Development of risk-relevant EIs for the inhalation exposure route was proven feasible with extant data at the national level for each NCS county, but presents various challenges. For example, data can be very heterogeneous (in quality, technical specifications, etc.) and data variability can be significant within a demographic unit or with regard to seasonal, weekly, or diurnal patterns. However, at least at the county level, such data are sufficient to support “lower-tier” characterization and rankings of exposures across the NCS.

Ongoing work is focusing on the systematic study of the relationships between predicted EIs that were estimated for diverse locations and the relevant health outcomes for these locations.

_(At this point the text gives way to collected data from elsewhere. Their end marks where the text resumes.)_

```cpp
enum { VG_LAUNCH_DIRECT = 0, VG_LAUNCH_GRAPH = 1 };
#ifndef VG_LAUNCH_DEFAULT
#define VG_LAUNCH_DEFAULT VG_LAUNCH_DIRECT
#endif
int vg_ba_set_launch_mode(vg_handle* h, int mode);
int vg_ba_launch_stats(vg_handle* h, int* mode, long long* graph_launches, long long* graph_captures);
int vg_ba_set_fused_min_windows(vg_handle* h, int min_windows);
int vg_ba_batch_is_fused(vg_handle* h);

int vg_ba_reserve(vg_handle* h, int max_landmarks, int max_factors, int max_obs, int max_prior_n);

typedef struct {
    int n_features;
    const int* feature_id;
    const int* start_frame;
    const int* n_obs;
    const int* solve_flag;
    const double* depth;
    const double* obs;
} vg_ba_tracks;

typedef struct {
    int max_features;
    int max_new_obs;
    int max_landmarks;
    int max_factors;
    double init_depth;
    double min_parallax;
} vg_ba_seq_config;

typedef struct {
// ... 446 lines not shown
```

vins-mono_amd/ba.py:

```python
import time
import ctypes as C
import numpy as np

from . import lib

VG_MAX_ITERS = 32
VG_MARGIN_OLD, VG_MARGIN_SECOND_NEW, VG_MARGIN_NONE = 0, 1, 2
VG_MARG_SQRT, VG_MARG_EIGEN = 0, 1
MARGPATH_STAGE1 = (None, 'direct', 'block_lds', 'block_glb', 'vh_eig', 'jacobi_lds', 'jacobi_glb') + (None,) * 9
MARGPATH_CERT = (None, 'passed', 'failed', None)
MARGPATH_SCHUR = (None, 'lds', 'glb', None)
MARGPATH_STAGE2 = (None, 'sqrt', 'sqrt_glb', 'vh_eig', 'jacobi_lds', 'jacobi_glb') + (None,) * 10
VG_IMU_INFO_FACTOR, VG_IMU_INFO_REFERENCE = 0, 1
VG_OK = 0
VG_ABI_VERSION = 12
VG_LAUNCH_DIRECT, VG_LAUNCH_GRAPH = 0, 1
VG_LAUNCH_DEFAULT = VG_LAUNCH_DIRECT
VG_PRIOR_RESIDENT = -1
_pd = C.POINTER(C.c_double)
_pi = C.POINTER(C.c_int)


class ImuPreint(C.Structure):
    _fields_ = [("sum_dt", C.c_double), ("delta_p", C.c_double * 3), ("delta_q", C.c_double * 4),
                ("delta_v", C.c_double * 3), ("linearized_ba", C.c_double * 3), ("linearized_bg", C.c_double * 3),
                ("jacobian", C.c_double * 225), ("covariance", C.c_double * 225), ("valid", C.c_int), ("_pad", C.c_int)]


class Problem(C.Structure):
    _fields_ = [("K", C.c_int), ("L", C.c_int), ("n_obs", C.c_int),
                ("pose", _pd), ("speedbias", _pd), ("ex_pose", _pd), ("td", C.c_double), ("inv_depth", _pd),
# ... 292 lines not shown
        L.vg_create.argtypes = [C.POINTER(C.c_void_p)]
        L.vg_destroy.argtypes = [C.c_void_p]
        L.vg_sync.argtypes = [C.c_void_p]
        L.vg_last_error.argtypes = [C.c_void_p]
        L.vg_last_error.restype = C.c_char_p
        L.vg_timer_start.argtypes = [C.c_void_p]
        L.vg_timer_stop.argtypes = [C.c_void_p, C.POINTER(C.c_float)]
        L.vg_ba_batch_upload.argtypes = [C.c_void_p, C.c_int, C.POINTER(C.POINTER(Problem)), _pi]
        L.vg_ba_batch_run_async.argtypes = [C.c_void_p]
        L.vg_ba_batch_download.argtypes = [C.c_void_p, C.c_int, C.POINTER(C.POINTER(State)), C.POINTER(Summary),
                                           C.POINTER(C.POINTER(Prior))]
        L.vg_ba_batch_download_state.argtypes = [C.c_void_p, C.c_int, C.POINTER(C.POINTER(State)), C.POINTER(Summary)]
        L.vg_ba_batch_download_prior.argtypes = [C.c_void_p, C.c_int, C.POINTER(C.POINTER(Prior))]
        L.vg_ba_batch_run_timed.argtypes = [C.c_void_p, C.POINTER(C.c_float), C.POINTER(C.c_float)]
        L.vg_ba_batch_run_profiled.argtypes = [C.c_void_p, C.POINTER(C.c_float), _pi]
        L.vg_ba_batch_flops_by_kernel.argtypes = [C.c_void_p, _pd]
        L.vg_ba_batch_info.argtypes = [C.c_void_p, _pd, _pd, _pd, _pi]
        L.vg_ba_batch_flops.argtypes = [C.c_void_p, _pd, _pd]
        L.vg_ba_eval_factors.argtypes = [C.c_void_p, C.POINTER(Problem), _pd, _pd, _pd, _pd, _pd]
        L.vg_ba_set_large_window.argtypes = [C.c_void_p, C.c_int]
        L.vg_ba_set_marg_mode.argtypes = [C.c_void_p, C.c_int]
        L.vg_ba_set_launch_mode.argtypes = [C.c_void_p, C.c_int]
        L.vg_ba_set_fused_min_windows.argtypes = [C.c_void_p, C.c_int]
        L.vg_host_register.argtypes = [C.c_void_p, C.c_void_p, C.c_size_t]
        L.vg_host_unregister.argtypes = [C.c_void_p, C.c_void_p]
        L.vg_ba_launch_stats.argtypes = [C.c_void_p, _pi, C.POINTER(C.c_longlong), C.POINTER(C.c_longlong)]
        if hasattr(L, 'vg_ba_rccl_init'):
            L.vg_ba_rccl_init.argtypes = [C.c_void_p, C.c_int, C.c_int, C.c_char_p]
            L.vg_ba_rccl_finalize.argtypes = [C.c_void_p]
        L.vg_ba_set_allreduce.argtypes = [C.c_void_p, ALLREDUCE_FN, C.c_void_p]
        L.vg_ba_reduce_layout.argtypes = [C.c_void_p, C.POINTER(C.c_size_t), C.POINTER(C.c_size_t)]
        L.vg_triangulate.argtypes = [C.c_void_p, C.c_int, _pd, _pd, _pd, _pd, C.c_int, _pi, _pi, _pi, _pd, C.c_double, _pd]
        L.vg_imu_preintegrate.argtypes = [C.c_void_p, C.c_int, _pi, _pd, _pd, _pd, _pd, C.POINTER(ImuPreint)]
        L.vg_ba_reserve.argtypes = [C.c_void_p, C.c_int, C.c_int, C.c_int, C.c_int]
        L.vg_ba_seq_begin.argtypes = [C.c_void_p, C.c_int, C.POINTER(SeqConfig), C.POINTER(C.POINTER(Problem)), C.POINTER(C.POINTER(Tracks))]
        L.vg_ba_seq_step_async.argtypes = [C.c_void_p, C.c_int, C.POINTER(C.POINTER(Frame))]
        L.vg_ba_seq_info.argtypes = [C.c_void_p, C.c_int, _pi]
        L.vg_ba_seq_get_tracks.argtypes = [C.c_void_p, C.c_int, C.c_int, _pi, _pi, _pi, _pi, _pi, _pd, _pd]
        L.vg_ba_seq_end.argtypes = [C.c_void_p]
        L.vg_ba_seq_export.argtypes = [C.c_void_p, C.c_int, _pd, _pd, _pd, _pd, C.POINTER(ImuPreint), C.POINTER(Prior)]
        L.vg_ba_seq_import.argtypes = [C.c_void_p, C.c_int, C.POINTER(Problem), C.POINTER(Tracks)]
        if hasattr(L, "vg_ba_seq_imu_begin"):
            L.vg_ba_seq_imu_begin.argtypes = [C.c_void_p, C.c_int, C.POINTER(SeqImuConfig), _pd]
            L.vg_ba_seq_step_imu_async.argtypes = [C.c_void_p, C.c_int, C.POINTER(C.POINTER(FrameImu))]
            L.vg_ba_seq_imu_get.argtypes = [C.c_void_p, C.c_int, _pd, _pd, _pd]
            L.vg_ba_seq_imu_set.argtypes = [C.c_void_p, C.c_int, _pd]
# ... 70 lines not shown
            n = len(self._packed)
            arr = (C.POINTER(Problem) * n)(*[C.pointer(p.struct) for p in self._packed])
        mf = np.ascontiguousarray(margin_flags if margin_flags is not None else [VG_MARGIN_NONE] * n, dtype=np.int32)
        self._margin = mf
        t0 = time.perf_counter()
        self._chk(self.lib.vg_ba_batch_upload(self.h, n, arr, _ip(mf)), "vg_ba_batch_upload")
        self.last_upload_call_ms = (time.perf_counter() - t0) * 1e3

    def ba_run_async(self):
        self._chk(self.lib.vg_ba_batch_run_async(self.h), "vg_ba_batch_run_async")

    def ba_set_launch_mode(self, mode):
        self._chk(self.lib.vg_ba_set_launch_mode(self.h, int(mode)), "vg_ba_set_launch_mode")

    def host_register(self, arr):
        self._chk(self.lib.vg_host_register(self.h, C.c_void_p(arr.ctypes.data), C.c_size_t(arr.nbytes)), "vg_host_register")

    def host_unregister(self, arr):
        self._chk(self.lib.vg_host_unregister(self.h, C.c_void_p(arr.ctypes.data)), "vg_host_unregister")

    def ba_set_fused_min_windows(self, n):
        self._chk(self.lib.vg_ba_set_fused_min_windows(self.h, int(n)), "vg_ba_set_fused_min_windows")

    def probe_clocks(self):
        out = (C.c_double * 4)()
        self.lib.vg_probe_clocks.argtypes = [C.c_void_p, C.POINTER(C.c_double)]
        self._chk(self.lib.vg_probe_clocks(self.h, out), "vg_probe_clocks")
        return {"lone_wave": {"ns_per_dependent_fma": out[0], "clock64_ticks_per_us": out[1]},
                "all_cus_loaded": {"ns_per_dependent_fma": out[2], "clock64_ticks_per_us": out[3]}}

    def ba_launch_stats(self):
        mode, nl, ncap = C.c_int(), C.c_longlong(), C.c_longlong()
        self._chk(self.lib.vg_ba_launch_stats(self.h, C.byref(mode), C.byref(nl), C.byref(ncap)), "vg_ba_launch_stats")
        return {"mode": "graph" if mode.value == VG_LAUNCH_GRAPH else "direct", "graph_launches": nl.value, "graph_captures": ncap.value}

    def ba_set_marg_mode(self, mode):
        self._chk(self.lib.vg_ba_set_marg_mode(self.h, int(mode)), "vg_ba_set_marg_mode")

    def ba_marg_info(self, window=0):
        self.lib.vg_ba_batch_marg_info.argtypes = [C.c_void_p, C.c_int, C.POINTER(C.c_int)]
        out = (C.c_int * 8)()
        self._chk(self.lib.vg_ba_batch_marg_info(self.h, int(window), out), "vg_ba_batch_marg_info")
        w = int(out[6])
        return dict(valid=int(out[0]), n=int(out[1]), m=int(out[2]), nblocks=int(out[3]), eig1=int(out[4]), eig2=int(out[5]), word=w,
                    stage1=MARGPATH_STAGE1[w & 0xf], cert=MARGPATH_CERT[(w >> 4) & 3], schur=MARGPATH_SCHUR[(w >> 6) & 3],
                    stage2=MARGPATH_STAGE2[(w >> 8) & 0xf])
# ... 584 lines not shown
```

Other ongoing and planned environmental health modeling applications of the TiER framework also consider explicitly exposures at the individual level, using specific home and personal data. These applications incorporate “reverse modeling”⁽¹⁹⁾ to take advantage of biomonitoring data, “personalized” behavioral and activity information, and individual-specific microenvironmental dynamics. TiER, in conjunction with EXIS, offers a systematic approach for addressing the challenges associated with this effort by allowing integration of diverse-relevant information (from genetic to physiological to behavioral, etc.) for performing individual-and population-based modeling in a manner that takes explicitly into account intra- and inter-individual variability.